WHAT YOU NEED TO DO
Report every line of the records below that contains the word "nloss".

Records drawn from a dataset
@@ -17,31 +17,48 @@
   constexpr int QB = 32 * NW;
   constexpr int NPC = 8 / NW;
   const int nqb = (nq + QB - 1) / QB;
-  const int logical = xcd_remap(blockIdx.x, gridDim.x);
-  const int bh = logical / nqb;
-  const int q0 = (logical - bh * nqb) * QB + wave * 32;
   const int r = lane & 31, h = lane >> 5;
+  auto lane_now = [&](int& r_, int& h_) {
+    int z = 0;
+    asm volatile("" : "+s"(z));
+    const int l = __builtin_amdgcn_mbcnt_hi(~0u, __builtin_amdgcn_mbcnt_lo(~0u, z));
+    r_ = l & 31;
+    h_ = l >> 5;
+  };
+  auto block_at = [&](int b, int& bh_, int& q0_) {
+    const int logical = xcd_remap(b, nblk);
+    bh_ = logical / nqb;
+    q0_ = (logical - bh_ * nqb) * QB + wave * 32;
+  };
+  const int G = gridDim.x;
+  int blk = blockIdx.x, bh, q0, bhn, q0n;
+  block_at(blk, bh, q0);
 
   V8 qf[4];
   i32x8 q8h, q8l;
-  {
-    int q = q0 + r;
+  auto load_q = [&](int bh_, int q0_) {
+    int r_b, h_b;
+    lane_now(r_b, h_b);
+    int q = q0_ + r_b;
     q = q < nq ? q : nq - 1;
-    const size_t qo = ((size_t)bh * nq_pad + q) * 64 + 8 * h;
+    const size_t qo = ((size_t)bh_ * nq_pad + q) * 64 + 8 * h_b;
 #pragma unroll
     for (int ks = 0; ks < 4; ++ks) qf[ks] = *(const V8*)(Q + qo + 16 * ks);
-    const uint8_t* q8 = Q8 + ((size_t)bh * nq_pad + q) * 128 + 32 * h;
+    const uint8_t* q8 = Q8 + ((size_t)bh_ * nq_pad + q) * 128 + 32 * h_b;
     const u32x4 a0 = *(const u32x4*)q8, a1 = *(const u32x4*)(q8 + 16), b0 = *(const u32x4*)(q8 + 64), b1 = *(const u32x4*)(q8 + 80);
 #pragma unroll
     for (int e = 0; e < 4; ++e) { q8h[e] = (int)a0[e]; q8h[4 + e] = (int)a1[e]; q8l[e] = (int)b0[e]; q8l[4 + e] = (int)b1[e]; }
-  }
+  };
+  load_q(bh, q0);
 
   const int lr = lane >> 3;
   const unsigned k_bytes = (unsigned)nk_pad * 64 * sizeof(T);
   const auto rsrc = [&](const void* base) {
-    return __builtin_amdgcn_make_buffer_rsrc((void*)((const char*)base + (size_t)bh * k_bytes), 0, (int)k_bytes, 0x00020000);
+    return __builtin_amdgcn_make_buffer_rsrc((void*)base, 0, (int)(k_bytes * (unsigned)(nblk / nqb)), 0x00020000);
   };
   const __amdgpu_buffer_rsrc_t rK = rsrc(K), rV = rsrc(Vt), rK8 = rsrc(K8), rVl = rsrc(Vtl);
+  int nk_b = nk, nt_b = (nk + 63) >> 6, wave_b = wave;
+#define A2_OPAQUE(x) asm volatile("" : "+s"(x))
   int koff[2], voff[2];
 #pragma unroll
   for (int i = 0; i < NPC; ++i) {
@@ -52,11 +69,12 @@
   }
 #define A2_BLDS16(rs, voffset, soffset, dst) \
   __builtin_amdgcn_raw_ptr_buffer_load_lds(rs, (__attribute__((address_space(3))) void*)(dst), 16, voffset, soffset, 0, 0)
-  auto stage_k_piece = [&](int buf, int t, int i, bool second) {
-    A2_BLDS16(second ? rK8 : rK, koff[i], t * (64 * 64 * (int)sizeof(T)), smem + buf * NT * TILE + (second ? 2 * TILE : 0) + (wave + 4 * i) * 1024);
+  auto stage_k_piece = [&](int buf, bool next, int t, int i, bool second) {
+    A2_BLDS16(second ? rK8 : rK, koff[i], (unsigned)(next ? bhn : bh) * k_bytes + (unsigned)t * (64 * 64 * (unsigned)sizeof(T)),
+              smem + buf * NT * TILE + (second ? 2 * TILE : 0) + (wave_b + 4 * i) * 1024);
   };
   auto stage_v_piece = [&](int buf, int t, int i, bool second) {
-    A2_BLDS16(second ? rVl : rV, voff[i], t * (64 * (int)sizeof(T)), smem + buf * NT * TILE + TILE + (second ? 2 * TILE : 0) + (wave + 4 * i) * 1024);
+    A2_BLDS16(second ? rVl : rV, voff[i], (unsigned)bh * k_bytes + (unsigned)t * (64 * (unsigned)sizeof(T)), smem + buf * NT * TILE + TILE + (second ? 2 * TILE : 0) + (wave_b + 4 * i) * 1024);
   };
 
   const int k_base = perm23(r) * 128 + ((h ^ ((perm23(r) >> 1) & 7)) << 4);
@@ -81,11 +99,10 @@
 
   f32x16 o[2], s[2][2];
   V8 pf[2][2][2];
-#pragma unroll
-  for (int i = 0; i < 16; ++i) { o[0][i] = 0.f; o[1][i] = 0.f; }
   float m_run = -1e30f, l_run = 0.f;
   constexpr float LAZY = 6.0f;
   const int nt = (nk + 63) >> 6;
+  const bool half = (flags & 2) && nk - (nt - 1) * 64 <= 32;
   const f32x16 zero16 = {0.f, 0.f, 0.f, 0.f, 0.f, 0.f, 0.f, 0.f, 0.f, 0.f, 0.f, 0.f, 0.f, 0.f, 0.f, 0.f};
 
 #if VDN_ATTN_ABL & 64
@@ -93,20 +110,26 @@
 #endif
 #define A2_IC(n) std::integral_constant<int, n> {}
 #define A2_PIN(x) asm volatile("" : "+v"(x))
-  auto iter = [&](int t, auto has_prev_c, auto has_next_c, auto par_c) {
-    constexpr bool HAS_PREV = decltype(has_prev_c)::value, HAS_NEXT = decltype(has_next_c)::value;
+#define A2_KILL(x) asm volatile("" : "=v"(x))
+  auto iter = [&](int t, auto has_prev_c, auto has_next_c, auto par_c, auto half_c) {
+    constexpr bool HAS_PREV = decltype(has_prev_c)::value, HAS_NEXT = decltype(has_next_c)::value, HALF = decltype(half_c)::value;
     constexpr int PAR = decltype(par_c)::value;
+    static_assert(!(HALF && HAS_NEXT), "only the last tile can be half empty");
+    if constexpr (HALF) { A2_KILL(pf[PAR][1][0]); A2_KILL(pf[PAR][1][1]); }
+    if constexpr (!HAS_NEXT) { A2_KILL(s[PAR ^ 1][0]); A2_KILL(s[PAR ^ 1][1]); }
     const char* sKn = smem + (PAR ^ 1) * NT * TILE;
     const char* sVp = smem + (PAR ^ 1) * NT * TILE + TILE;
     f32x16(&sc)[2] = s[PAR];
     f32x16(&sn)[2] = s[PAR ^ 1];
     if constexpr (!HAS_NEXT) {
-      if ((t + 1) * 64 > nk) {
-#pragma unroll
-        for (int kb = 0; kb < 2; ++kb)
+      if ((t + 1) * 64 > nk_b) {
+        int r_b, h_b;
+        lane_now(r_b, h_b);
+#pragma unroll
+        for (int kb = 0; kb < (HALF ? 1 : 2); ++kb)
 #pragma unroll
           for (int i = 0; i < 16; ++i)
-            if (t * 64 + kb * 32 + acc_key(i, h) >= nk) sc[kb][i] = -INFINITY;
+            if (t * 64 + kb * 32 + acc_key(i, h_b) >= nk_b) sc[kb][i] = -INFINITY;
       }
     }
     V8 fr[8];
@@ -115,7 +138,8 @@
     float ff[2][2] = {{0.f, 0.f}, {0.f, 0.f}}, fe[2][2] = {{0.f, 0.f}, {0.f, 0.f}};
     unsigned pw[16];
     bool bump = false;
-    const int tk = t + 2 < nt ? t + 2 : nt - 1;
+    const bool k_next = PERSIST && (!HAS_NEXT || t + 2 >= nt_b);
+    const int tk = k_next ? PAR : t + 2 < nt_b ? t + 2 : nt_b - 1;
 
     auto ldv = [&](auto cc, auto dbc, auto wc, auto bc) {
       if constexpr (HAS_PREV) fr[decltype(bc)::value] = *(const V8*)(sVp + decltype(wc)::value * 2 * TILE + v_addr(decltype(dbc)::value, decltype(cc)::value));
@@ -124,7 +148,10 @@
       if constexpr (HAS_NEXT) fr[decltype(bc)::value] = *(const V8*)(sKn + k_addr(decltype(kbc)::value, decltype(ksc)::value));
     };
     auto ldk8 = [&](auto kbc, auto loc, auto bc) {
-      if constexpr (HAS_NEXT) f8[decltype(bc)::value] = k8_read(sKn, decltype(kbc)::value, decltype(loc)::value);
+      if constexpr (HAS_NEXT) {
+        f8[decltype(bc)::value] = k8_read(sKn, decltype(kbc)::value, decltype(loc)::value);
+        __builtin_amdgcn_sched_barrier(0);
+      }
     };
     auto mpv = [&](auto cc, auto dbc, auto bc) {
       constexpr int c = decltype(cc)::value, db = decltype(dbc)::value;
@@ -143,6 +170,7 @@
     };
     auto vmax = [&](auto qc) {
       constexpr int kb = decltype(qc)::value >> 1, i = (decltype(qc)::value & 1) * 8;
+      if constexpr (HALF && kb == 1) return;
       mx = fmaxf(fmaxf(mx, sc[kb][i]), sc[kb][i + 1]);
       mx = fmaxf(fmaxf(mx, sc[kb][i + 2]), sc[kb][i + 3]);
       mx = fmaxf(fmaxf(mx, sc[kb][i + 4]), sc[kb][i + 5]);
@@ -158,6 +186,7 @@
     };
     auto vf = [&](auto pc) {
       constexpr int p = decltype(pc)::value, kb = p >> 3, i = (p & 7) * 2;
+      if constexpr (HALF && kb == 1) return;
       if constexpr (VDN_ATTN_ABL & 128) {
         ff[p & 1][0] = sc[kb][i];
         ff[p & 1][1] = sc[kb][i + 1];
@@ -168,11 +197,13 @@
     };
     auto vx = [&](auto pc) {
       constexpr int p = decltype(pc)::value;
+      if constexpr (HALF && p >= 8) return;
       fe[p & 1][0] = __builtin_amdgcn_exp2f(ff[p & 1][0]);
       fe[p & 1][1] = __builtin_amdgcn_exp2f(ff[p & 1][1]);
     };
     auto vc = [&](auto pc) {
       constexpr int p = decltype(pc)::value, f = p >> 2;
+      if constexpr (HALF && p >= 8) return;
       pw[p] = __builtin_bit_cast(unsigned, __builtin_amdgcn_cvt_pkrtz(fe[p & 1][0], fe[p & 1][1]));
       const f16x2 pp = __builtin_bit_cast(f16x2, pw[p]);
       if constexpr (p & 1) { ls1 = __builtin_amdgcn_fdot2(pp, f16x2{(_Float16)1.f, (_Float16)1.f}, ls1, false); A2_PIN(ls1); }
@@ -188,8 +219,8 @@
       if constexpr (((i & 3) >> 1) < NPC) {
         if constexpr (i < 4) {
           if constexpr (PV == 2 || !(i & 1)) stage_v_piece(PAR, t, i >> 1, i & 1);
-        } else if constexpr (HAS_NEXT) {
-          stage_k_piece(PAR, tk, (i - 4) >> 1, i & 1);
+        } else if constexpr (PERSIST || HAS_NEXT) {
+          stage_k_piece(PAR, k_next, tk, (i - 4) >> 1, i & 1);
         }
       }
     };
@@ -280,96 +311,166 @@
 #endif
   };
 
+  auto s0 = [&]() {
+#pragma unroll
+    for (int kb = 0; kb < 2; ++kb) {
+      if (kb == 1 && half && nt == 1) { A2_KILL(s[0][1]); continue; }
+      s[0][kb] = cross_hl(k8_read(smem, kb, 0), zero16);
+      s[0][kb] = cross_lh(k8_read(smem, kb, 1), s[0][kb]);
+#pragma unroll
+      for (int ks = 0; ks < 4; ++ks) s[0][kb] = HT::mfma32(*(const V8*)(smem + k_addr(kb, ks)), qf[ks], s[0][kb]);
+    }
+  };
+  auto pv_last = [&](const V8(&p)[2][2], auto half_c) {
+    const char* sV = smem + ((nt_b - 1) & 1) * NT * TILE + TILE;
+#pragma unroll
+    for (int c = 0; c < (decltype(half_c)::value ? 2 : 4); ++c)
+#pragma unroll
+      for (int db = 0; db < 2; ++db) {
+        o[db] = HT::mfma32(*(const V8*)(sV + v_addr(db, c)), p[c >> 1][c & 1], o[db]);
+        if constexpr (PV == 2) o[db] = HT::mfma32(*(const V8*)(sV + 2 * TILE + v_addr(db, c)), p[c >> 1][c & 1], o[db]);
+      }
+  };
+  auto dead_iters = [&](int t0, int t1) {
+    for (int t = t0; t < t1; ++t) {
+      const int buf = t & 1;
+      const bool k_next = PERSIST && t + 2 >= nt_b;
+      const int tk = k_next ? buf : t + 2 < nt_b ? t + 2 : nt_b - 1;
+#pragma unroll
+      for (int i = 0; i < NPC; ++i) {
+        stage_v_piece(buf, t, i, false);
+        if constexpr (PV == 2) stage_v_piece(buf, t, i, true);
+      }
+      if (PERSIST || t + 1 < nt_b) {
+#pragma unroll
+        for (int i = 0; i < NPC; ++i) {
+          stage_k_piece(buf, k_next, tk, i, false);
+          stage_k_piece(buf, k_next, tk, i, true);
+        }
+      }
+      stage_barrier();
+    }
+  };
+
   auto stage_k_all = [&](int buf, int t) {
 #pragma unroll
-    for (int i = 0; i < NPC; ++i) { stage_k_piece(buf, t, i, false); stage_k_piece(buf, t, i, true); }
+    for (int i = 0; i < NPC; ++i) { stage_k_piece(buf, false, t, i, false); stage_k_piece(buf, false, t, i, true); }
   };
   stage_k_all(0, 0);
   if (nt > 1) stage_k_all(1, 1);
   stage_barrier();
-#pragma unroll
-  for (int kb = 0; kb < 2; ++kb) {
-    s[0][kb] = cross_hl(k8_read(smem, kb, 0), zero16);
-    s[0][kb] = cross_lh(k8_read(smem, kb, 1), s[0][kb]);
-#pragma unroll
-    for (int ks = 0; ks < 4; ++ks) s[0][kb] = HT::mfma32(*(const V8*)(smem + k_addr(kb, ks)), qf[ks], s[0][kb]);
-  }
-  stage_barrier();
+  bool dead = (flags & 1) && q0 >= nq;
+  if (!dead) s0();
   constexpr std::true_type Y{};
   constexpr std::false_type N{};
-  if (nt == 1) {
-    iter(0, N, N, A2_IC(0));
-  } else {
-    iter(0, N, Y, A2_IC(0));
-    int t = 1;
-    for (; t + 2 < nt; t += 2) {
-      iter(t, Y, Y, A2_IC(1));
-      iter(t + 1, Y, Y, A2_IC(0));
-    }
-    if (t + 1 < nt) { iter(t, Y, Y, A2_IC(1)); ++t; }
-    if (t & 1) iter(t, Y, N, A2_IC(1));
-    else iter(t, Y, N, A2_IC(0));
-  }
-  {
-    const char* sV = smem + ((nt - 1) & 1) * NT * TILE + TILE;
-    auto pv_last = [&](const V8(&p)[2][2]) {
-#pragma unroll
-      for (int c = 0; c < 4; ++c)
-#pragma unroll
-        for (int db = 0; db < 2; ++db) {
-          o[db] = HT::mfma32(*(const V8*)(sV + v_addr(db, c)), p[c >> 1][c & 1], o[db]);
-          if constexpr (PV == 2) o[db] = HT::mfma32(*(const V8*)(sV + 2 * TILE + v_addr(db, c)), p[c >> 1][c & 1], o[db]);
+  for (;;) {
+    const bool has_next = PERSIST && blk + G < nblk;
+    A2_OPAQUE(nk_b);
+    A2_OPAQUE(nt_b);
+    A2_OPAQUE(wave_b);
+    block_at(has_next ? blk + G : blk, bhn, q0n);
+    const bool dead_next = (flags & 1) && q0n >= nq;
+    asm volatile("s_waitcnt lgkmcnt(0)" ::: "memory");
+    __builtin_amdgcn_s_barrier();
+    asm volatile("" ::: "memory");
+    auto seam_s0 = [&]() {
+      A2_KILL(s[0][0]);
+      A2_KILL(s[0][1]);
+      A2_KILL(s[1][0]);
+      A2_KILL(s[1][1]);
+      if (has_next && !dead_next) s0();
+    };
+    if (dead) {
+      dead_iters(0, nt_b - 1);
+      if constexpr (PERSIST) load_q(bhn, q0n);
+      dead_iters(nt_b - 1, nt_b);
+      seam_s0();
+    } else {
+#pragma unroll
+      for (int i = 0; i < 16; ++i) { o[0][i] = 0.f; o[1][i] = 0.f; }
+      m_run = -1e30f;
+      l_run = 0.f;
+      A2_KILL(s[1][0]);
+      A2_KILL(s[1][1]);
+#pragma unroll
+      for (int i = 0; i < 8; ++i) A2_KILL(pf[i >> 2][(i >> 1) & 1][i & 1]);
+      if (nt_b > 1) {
* * *
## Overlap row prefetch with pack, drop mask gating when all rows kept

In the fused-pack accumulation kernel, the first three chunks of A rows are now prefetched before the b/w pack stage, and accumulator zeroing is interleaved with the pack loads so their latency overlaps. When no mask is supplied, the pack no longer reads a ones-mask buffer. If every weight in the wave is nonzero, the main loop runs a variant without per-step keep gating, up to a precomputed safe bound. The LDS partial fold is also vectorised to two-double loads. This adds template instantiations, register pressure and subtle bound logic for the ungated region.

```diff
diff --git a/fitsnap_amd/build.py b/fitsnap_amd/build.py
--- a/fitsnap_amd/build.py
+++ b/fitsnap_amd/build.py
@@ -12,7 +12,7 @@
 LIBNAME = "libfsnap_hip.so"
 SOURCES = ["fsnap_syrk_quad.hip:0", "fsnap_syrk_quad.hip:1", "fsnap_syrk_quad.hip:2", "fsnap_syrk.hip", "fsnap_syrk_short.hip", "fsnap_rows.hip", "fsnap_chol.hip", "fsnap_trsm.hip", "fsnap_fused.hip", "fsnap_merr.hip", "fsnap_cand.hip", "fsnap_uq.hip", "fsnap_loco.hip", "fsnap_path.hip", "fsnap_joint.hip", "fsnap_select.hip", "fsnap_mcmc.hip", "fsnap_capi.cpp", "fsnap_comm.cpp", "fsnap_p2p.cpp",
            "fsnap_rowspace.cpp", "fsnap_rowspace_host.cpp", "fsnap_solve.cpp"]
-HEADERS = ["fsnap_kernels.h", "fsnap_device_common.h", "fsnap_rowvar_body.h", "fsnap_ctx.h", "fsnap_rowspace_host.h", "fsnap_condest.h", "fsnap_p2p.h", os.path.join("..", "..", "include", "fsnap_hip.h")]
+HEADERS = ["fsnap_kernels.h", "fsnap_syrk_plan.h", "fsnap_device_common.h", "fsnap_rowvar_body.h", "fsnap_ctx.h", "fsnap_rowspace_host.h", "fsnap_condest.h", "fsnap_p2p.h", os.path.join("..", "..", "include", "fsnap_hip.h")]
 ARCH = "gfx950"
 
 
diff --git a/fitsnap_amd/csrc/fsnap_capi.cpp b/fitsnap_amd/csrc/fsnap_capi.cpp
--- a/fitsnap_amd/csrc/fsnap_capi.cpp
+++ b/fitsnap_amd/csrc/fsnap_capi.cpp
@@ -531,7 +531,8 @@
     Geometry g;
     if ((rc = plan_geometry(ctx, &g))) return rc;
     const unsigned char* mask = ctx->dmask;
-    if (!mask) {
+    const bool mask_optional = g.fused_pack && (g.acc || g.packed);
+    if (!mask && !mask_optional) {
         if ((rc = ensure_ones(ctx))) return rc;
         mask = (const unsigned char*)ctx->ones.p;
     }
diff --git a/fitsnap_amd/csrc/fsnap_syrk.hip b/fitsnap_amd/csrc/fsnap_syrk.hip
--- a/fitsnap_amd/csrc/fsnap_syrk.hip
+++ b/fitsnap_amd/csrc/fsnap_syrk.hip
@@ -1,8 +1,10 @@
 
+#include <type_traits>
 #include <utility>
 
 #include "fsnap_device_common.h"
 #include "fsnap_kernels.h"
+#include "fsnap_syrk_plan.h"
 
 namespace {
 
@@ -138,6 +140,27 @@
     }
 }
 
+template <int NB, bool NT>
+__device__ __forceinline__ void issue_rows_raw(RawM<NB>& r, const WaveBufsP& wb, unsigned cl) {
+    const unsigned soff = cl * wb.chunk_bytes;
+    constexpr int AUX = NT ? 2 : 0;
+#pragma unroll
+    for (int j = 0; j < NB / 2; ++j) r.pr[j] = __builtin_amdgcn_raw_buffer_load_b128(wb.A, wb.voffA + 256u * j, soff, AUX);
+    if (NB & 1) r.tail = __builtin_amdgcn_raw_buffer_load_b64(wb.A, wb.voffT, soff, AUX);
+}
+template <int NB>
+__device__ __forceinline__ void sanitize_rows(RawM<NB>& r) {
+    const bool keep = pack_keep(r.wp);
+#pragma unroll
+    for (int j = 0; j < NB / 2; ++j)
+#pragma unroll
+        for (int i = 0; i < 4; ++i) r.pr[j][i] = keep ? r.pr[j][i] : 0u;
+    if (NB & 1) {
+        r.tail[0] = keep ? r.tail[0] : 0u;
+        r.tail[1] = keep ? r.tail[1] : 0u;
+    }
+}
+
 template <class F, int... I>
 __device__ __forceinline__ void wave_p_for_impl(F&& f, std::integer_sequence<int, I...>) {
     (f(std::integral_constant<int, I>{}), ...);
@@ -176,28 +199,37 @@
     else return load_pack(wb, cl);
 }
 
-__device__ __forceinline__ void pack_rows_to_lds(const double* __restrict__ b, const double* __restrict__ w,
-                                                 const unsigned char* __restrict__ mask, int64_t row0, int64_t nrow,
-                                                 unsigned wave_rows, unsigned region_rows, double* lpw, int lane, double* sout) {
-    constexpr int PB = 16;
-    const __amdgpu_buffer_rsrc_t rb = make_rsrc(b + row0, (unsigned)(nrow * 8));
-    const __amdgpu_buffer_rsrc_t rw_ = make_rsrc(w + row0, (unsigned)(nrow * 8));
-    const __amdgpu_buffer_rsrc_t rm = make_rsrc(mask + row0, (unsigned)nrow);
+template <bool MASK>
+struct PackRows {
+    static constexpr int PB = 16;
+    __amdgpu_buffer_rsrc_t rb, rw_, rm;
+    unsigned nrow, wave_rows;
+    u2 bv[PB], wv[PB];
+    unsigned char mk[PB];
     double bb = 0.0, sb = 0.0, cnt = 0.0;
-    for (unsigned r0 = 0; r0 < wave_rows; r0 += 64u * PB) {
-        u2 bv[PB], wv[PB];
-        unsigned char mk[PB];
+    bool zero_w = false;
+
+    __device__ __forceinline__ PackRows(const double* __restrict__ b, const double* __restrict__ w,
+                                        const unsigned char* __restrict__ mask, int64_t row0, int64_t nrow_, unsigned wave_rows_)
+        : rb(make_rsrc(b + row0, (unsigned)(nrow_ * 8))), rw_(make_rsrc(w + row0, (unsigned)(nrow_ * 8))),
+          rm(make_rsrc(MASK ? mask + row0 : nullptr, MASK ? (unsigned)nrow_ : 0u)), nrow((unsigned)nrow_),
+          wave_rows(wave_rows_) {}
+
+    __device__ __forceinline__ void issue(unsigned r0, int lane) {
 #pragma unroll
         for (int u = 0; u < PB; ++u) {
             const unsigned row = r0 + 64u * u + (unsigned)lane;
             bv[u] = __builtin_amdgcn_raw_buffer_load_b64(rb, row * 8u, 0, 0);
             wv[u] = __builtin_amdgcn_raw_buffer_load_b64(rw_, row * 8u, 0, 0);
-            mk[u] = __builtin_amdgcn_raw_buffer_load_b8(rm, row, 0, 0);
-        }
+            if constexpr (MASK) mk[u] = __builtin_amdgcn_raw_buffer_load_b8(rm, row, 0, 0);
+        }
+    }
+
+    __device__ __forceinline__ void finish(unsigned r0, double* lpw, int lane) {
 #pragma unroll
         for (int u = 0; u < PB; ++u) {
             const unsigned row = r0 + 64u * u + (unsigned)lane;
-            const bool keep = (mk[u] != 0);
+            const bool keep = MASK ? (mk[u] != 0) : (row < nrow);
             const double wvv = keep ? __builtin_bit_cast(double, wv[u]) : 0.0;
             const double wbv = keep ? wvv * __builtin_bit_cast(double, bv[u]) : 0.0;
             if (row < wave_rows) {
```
--
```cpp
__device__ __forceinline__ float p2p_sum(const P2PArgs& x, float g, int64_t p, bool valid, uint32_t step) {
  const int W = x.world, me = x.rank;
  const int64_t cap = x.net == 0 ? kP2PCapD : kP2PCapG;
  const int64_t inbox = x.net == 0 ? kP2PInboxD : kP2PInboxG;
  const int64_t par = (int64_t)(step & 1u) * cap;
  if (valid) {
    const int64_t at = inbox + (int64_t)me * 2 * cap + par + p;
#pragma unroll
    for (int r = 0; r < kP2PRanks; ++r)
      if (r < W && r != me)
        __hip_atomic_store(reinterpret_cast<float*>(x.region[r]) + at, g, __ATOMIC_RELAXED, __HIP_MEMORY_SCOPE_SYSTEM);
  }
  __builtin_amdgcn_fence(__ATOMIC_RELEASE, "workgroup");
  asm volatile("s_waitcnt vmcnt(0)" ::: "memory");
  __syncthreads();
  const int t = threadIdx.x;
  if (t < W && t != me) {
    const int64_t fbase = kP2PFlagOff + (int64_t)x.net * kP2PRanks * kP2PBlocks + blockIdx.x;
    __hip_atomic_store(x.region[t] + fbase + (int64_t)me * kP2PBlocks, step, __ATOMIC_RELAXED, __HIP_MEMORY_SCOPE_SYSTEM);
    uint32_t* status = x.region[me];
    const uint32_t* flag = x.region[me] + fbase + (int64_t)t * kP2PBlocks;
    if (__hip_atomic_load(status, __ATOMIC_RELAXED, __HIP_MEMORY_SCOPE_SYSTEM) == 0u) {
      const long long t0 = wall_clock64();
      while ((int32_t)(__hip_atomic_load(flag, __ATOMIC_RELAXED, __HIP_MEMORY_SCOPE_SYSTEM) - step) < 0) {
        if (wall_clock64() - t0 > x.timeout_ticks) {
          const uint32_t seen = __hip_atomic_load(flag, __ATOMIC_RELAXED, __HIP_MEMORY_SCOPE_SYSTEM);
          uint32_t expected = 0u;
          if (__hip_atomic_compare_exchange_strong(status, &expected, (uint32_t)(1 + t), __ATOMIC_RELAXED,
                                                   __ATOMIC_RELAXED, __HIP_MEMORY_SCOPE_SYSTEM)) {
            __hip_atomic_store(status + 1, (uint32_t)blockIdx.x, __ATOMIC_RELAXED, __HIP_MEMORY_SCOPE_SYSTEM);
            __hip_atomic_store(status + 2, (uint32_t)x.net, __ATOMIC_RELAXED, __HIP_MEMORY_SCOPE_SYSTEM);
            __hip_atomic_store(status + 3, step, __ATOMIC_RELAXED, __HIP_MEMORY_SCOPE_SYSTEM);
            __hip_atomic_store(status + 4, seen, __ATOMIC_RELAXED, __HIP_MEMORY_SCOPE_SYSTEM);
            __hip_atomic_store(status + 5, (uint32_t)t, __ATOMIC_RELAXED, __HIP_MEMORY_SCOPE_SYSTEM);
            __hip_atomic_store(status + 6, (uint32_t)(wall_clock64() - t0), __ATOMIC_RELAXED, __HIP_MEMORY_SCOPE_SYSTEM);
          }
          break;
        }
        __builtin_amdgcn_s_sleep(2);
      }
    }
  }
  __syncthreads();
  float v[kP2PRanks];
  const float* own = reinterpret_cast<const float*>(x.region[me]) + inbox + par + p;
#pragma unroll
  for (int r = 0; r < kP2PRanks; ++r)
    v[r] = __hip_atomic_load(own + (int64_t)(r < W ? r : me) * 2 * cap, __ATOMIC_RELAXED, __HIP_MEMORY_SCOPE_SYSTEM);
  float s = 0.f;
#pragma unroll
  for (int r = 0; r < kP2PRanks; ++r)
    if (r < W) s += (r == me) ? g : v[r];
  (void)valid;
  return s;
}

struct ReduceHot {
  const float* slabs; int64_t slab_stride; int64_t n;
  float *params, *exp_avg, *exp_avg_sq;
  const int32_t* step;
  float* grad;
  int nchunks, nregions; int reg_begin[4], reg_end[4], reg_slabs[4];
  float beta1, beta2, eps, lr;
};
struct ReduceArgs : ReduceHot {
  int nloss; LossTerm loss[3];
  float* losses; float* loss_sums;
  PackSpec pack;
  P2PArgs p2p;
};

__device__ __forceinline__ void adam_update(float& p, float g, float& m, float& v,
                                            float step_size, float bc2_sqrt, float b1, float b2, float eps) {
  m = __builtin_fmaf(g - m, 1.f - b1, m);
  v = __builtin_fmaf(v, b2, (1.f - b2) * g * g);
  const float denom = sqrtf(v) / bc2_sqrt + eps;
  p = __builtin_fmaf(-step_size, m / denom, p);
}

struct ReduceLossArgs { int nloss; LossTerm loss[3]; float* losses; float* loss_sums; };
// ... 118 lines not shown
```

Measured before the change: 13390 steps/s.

WRITTEN SOLUTION
  int nloss; LossTerm loss[3];
struct ReduceLossArgs { int nloss; LossTerm loss[3]; float* losses; float* loss_sums; };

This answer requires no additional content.